The universe of heating elements is extremely diverse. If you need something thin, you can get "tape" form factors. You can get elements with high power densities.
Plenty of PCR machines use heating elements, so I would think you could find something to fit your need.
 
...

We need something that has a small footprint and actually generates a lot of heat and can be shut off and on at the touch of a switch .It takes time for a heating element to heat up and is not practical for our needs....
The universe of heating elements is extremely diverse. If you need something thin, you can get "tape" form factors. You can get elements with high power densities.
Plenty of PCR machines use heating elements, so I would think you could find something to fit your need.

I've been busy. Haven't seen the forum.


You're right about the PCR machine, or as others call them, thermal cyclers.

He's basically dead set on peltiers. We found a 320 watt peltier for 20 bucks, but now I can't even find the site that offered it. 🙁

I think we could play around with it and see if we can get temperatures within tolerance ( 60-65 C).

Thanks.


Btw, if anyone has any good links to peltier products ( around 320 watts or so) and power supplies that are on the small side, I'd appreciate it.
 
Btw, if anyone has any good links to peltier products ( around 320 watts or so) and power supplies that are on the small side, I'd appreciate it.[/quotemsg]
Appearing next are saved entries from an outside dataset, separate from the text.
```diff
@@ -336,6 +341,7 @@
         acc[by][bx][m] = (sb[by][bx][m] + sb[by][bx + 1][m]) + (sb[by + 1][bx][m] + sb[by + 1][bx + 1][m]);
 }
 
+typedef const __attribute__((address_space(3))) uint8_t nlk_lds_u8;
 template <int STEP = 0>
 __device__ __forceinline__ void nlk_match_epilogue(const NlkGeom& g, size_t t, int px, int py, int prev_p,
                                           int k, const uint32_t* __restrict__ sel,
@@ -343,7 +349,9 @@
                                           const uint8_t* __restrict__ vmap,
                                           uint32_t* __restrict__ topk, NlkTarget* __restrict__ tinfo,
                                           uint32_t* __restrict__ gcoords,
-                                          uint64_t* __restrict__ marks, int lane) {
+                                          uint64_t* __restrict__ marks, int lane,
+                                          nlk_lds_u8* __restrict__ vl = nullptr, int vls = 0, int vx0 = 0,
+                                          int vy0 = 0) {
   const int step = STEP ? STEP : g.step;
   NlkTarget info = {0, 0, 0, prev_p, {0ull, 0ull}};
   int np0 = 0;
@@ -355,7 +363,10 @@
     if (i < k) {
       q = sel[i];
       topk[t * g.kmax + i] = q;
-      v = prev_p ? vmap[(size_t)nlk_y(q) * g.w + nlk_x(q)] : 0;
+      if (prev_p) {
+        if (vls) v = vl[(nlk_y(q) - vy0) * vls + (nlk_x(q) - vx0)];
+        else v = vmap[(size_t)nlk_y(q) * g.w + nlk_x(q)];
+      }
     }
     const uint64_t b = __ballot(v);
     if (base < 128) vb[base >> 6] = b;
@@ -403,6 +414,9 @@
   }
 }
 
+#ifndef NLK_BM_STAGE_NB
+#define NLK_BM_STAGE_NB 4
+#endif
 #ifndef NLK_BM7_WAVES
 #define NLK_BM7_WAVES 4
 #endif
@@ -438,8 +452,66 @@
   uint64_t* surv_all = (uint64_t*)(tile + ((CH * plane + 1) & ~1));
   uint32_t* sel_all = (uint32_t*)(surv_all + nwaves * tl.ksel_max);
   uint32_t* grp_all = sel_all + nwaves * tl.ksel_max;
+  const int vls = (NLK_BM_ONE_TRIP && g.have_prev) ? tl.vlds : 0;
+  uint8_t* vl = (uint8_t*)(grp_all + nwaves * g.gstride);
 
   const size_t npix = (size_t)g.w * g.h;
+#if NLK_BM_ONE_TRIP
+  {
+    constexpr int NB = NLK_BM_STAGE_NB, NV = 2;
+    const NlkStageLane sl = nlk_stage_lane(rw, lane);
+    const int nrows = CH * rh, ni = nlk_stage_count(sl, nrows), nv = vls ? nlk_stage_count(sl, rh) : 0;
+    const int wv = nwaves - 1 - wave;
+    const uint8_t* vsrc = (vls ? vmap : (const uint8_t*)img) + (size_t)ry0 * g.w + rx0 + sl.col;
+    auto stage_valid = [&](int i0, uint32_t (&vv)[NV], bool load) {
+#pragma unroll
+      for (int j = 0; j < NV; ++j) {
+        const int y = i0 + nwaves * j < nv ? nlk_stage_row(sl, i0 + nwaves * j, rh) : -1;
+        if (load) {
+          __builtin_memcpy(&vv[j], vsrc + (size_t)max(y, 0) * g.w, 4);
+        } else if (y >= 0) {
+          uint8_t* dst = vl + y * vls + sl.col;
+#pragma unroll
+          for (int e = 0; e < 4; ++e)
+            if (e >= sl.skip) dst[e] = (uint8_t)(vv[j] >> (8 * e));
+        }
+      }
+    };
+    const float* src0 = img + (size_t)ry0 * g.w + rx0 + sl.col;
+    auto stage_rows = [&](int i0, float (&v)[NB][4], bool load) {
+#pragma unroll
+      for (int j = 0; j < NB; ++j) {
+        const int r = i0 + nwaves * j < ni ? nlk_stage_row(sl, i0 + nwaves * j, nrows) : -1;
+        int c = 0, y = max(r, 0);
+#pragma unroll
+        for (int cc = 1; cc < CH; ++cc)
+          if (r >= cc * rh) { c = cc; y = r - cc * rh; }
+        if (load) {
+          __builtin_memcpy(v[j], src0 + c * npix + (size_t)y * g.w, 16);
+        } else if (r >= 0) {
+          float* dst = tile + c * plane + y * rwp + sl.col;
+#pragma unroll
+          for (int e = 0; e < 4; ++e)
+            if (e >= sl.skip) dst[e] = v[j][e];
+        }
+      }
+    };
+    uint32_t vv[NV];
+    float v[NB][4];
+    stage_valid(wv, vv, true);
+    stage_rows(wave, v, true);
+    stage_rows(wave, v, false);
+    stage_valid(wv, vv, false);
+    for (int i0 = wave + nwaves * NB; i0 < ni; i0 += nwaves * NB) {
+      stage_rows(i0, v, true);
+      stage_rows(i0, v, false);
+    }
+    for (int i0 = wv + nwaves * NV; i0 < nv; i0 += nwaves * NV) {
+      stage_valid(i0, vv, true);
+      stage_valid(i0, vv, false);
+    }
+  }
+#else
   {
     const int nrows = CH * rh;
     for (int r0 = wave; r0 < nrows; r0 += nwaves * 8) {
@@ -470,12 +542,18 @@
       }
     }
   }
+#endif
   __syncthreads();
 
   int rec_prev = 0;
   if (g.have_prev && lane < cx * cy) {
     const int ty = lane / cx, tx = lane - ty * cx;
-    rec_prev = vmap[(size_t)(g.oy + (gy0 + ty) * step) * g.w + (gx0 + tx) * step];
+    const int y = g.oy + (gy0 + ty) * step, x = (gx0 + tx) * step;
+    if (vls) {
+      rec_prev = ((nlk_lds_u8*)vl)[(y - ry0) * vls + (x - rx0)];
+    } else {
+      rec_prev = vmap[(size_t)y * g.w + x];
+    }
   }
   uint64_t* surv = surv_all + wave * tl.ksel_max;
   uint32_t* sel = sel_all + wave * tl.ksel_max;
@@ -521,7 +599,8 @@
       if (lane == 0) wide_list[atomicAdd(wide_count, 1u)] = (uint32_t)t;
       return;
     }
-    nlk_match_epilogue<PSZ / 2>(g, t, px, py, prev_p, k, sel, grp, vmap, topk, tinfo, gcoords, marks, lane);
+    nlk_match_epilogue<PSZ / 2>(g, t, px, py, prev_p, k, sel, grp, vmap, topk, tinfo, gcoords, marks, lane,
+                                (nlk_lds_u8*)vl, vls, rx0, ry0);
     __builtin_amdgcn_wave_barrier();
   };
 
@@ -587,7 +666,8 @@
         const int prev_p = __builtin_amdgcn_readlane(rec_prev, ty * cx + tx);
         const int k = min(prev_p ? g.npt : g.npx, n);
         nlk_match_select<PSZ, CH, M>(a2, wxy, n, k, px - wsz, py - wsz, surv, sel, lane);
-        nlk_match_epilogue<PSZ / 2>(g, t, px, py, prev_p, k, sel, grp, vmap, topk, tinfo, gcoords, marks, lane);
+        nlk_match_epilogue<PSZ / 2>(g, t, px, py, prev_p, k, sel, grp, vmap, topk, tinfo, gcoords, marks, lane,
+                                    (nlk_lds_u8*)vl, vls, rx0, ry0);
         __builtin_amdgcn_wave_barrier();
       }
     };
diff --git a/bwd-nlkalman_amd/csrc/match_stage.h b/bwd-nlkalman_amd/csrc/match_stage.h
--- /dev/null
+++ b/bwd-nlkalman_amd/csrc/match_stage.h
@@ -0,0 +1,32 @@
+#pragma once
+
+#ifndef NLK_STAGE_HD
+#if defined(__HIPCC__) || defined(__CUDACC__)
+#define NLK_STAGE_HD __host__ __device__ inline
+#else
+#define NLK_STAGE_HD static inline
+#endif
+#endif
+
+struct NlkStageLane {
+  int sub;
+  int col;
+  int skip;
+  int rpi;
+};
+
+NLK_STAGE_HD NlkStageLane nlk_stage_lane(int rw, int lane) {
+  const int lpr = (rw + 3) >> 2;
+  NlkStageLane s;
+  s.rpi = 64 / lpr;
+  s.sub = lane / lpr;
+  const int c4 = 4 * (lane - s.sub * lpr);
+  s.col = c4 < rw - 4 ? c4 : rw - 4;
+  s.skip = c4 - s.col;
+  return s;
+}
+NLK_STAGE_HD int nlk_stage_count(const NlkStageLane& s, int nrows) { return (nrows + s.rpi - 1) / s.rpi; }
+NLK_STAGE_HD int nlk_stage_row(const NlkStageLane& s, int i, int nrows) {
+  const int r = i * s.rpi + s.sub;
+  return (s.sub < s.rpi && r < nrows) ? r : -1;
+}
diff --git a/bwd-nlkalman_amd/csrc/nlk_hip.hip b/bwd-nlkalman_amd/csrc/nlk_hip.hip
--- a/bwd-nlkalman_amd/csrc/nlk_hip.hip
+++ b/bwd-nlkalman_amd/csrc/nlk_hip.hip
@@ -524,7 +524,17 @@
     tl.bx = 4;
     pl.lds = tile_lds();
   }
+  tl.vlds = 0;
+  if (NLK_BM_ONE_TRIP && g.have_prev) {
+    const size_t vrow = (size_t)((tl.tgx - 1) * g.step + 2 * tl.halo + g.psz + 3) & ~(size_t)3;
+    const size_t with = pl.lds + vrow * tl.rh_max, cu = 160 * 1024;
+    if (with <= cu && cu / with == cu / pl.lds) {
+      tl.vlds = (int)vrow;
+      pl.lds = with;
+    }
+  }
   if (pl.lds > 160 * 1024) pl.generic = true;
+  if (NLK_BM_ONE_TRIP && (tl.tgx - 1) * g.step + 2 * tl.halo + g.psz > 256) pl.generic = true;
   pl.wide = !pl.generic && g.have_prev && !g.smoother && g.wsz_x > g.wsz_t;
   const int wdom = 2 * tl.halo + 1;
   pl.maxm = (wdom * wdom + 63) / 64;
```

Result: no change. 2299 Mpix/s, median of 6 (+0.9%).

http://www.birkmfg.com/stockheaters.html

sorry -- this is not a peltier product, but I think it'll work for your medical application. It's a kapton heating element (etched foil encased in a flexible plastic). If you sandwich it between two thin pieces of sheet metal, it heats up pretty quick (the speed at which it heats up depends on how much power you dump into it and how you heat sink it: to heat up faster, apply more power and/or use a heat sink with a higher thermal resistance, i.e. thinner, less surface area). I was using these for an incubator, and was very satisfied with them, but ended up switching to good old nichrome wire because it's so much cheaper.

To reach your steady-state temperature quickly, I recommend using a microcontroller to output a PWM signal which drives a FET to control the power to the heating element. You can mount a temperature sensor to your sheet metal (e.g. LM35) for feedback to the microcontroller. Using a "take-back-half" algorithm to control the duty cycle, you can reach steady-state with almost no overshoot.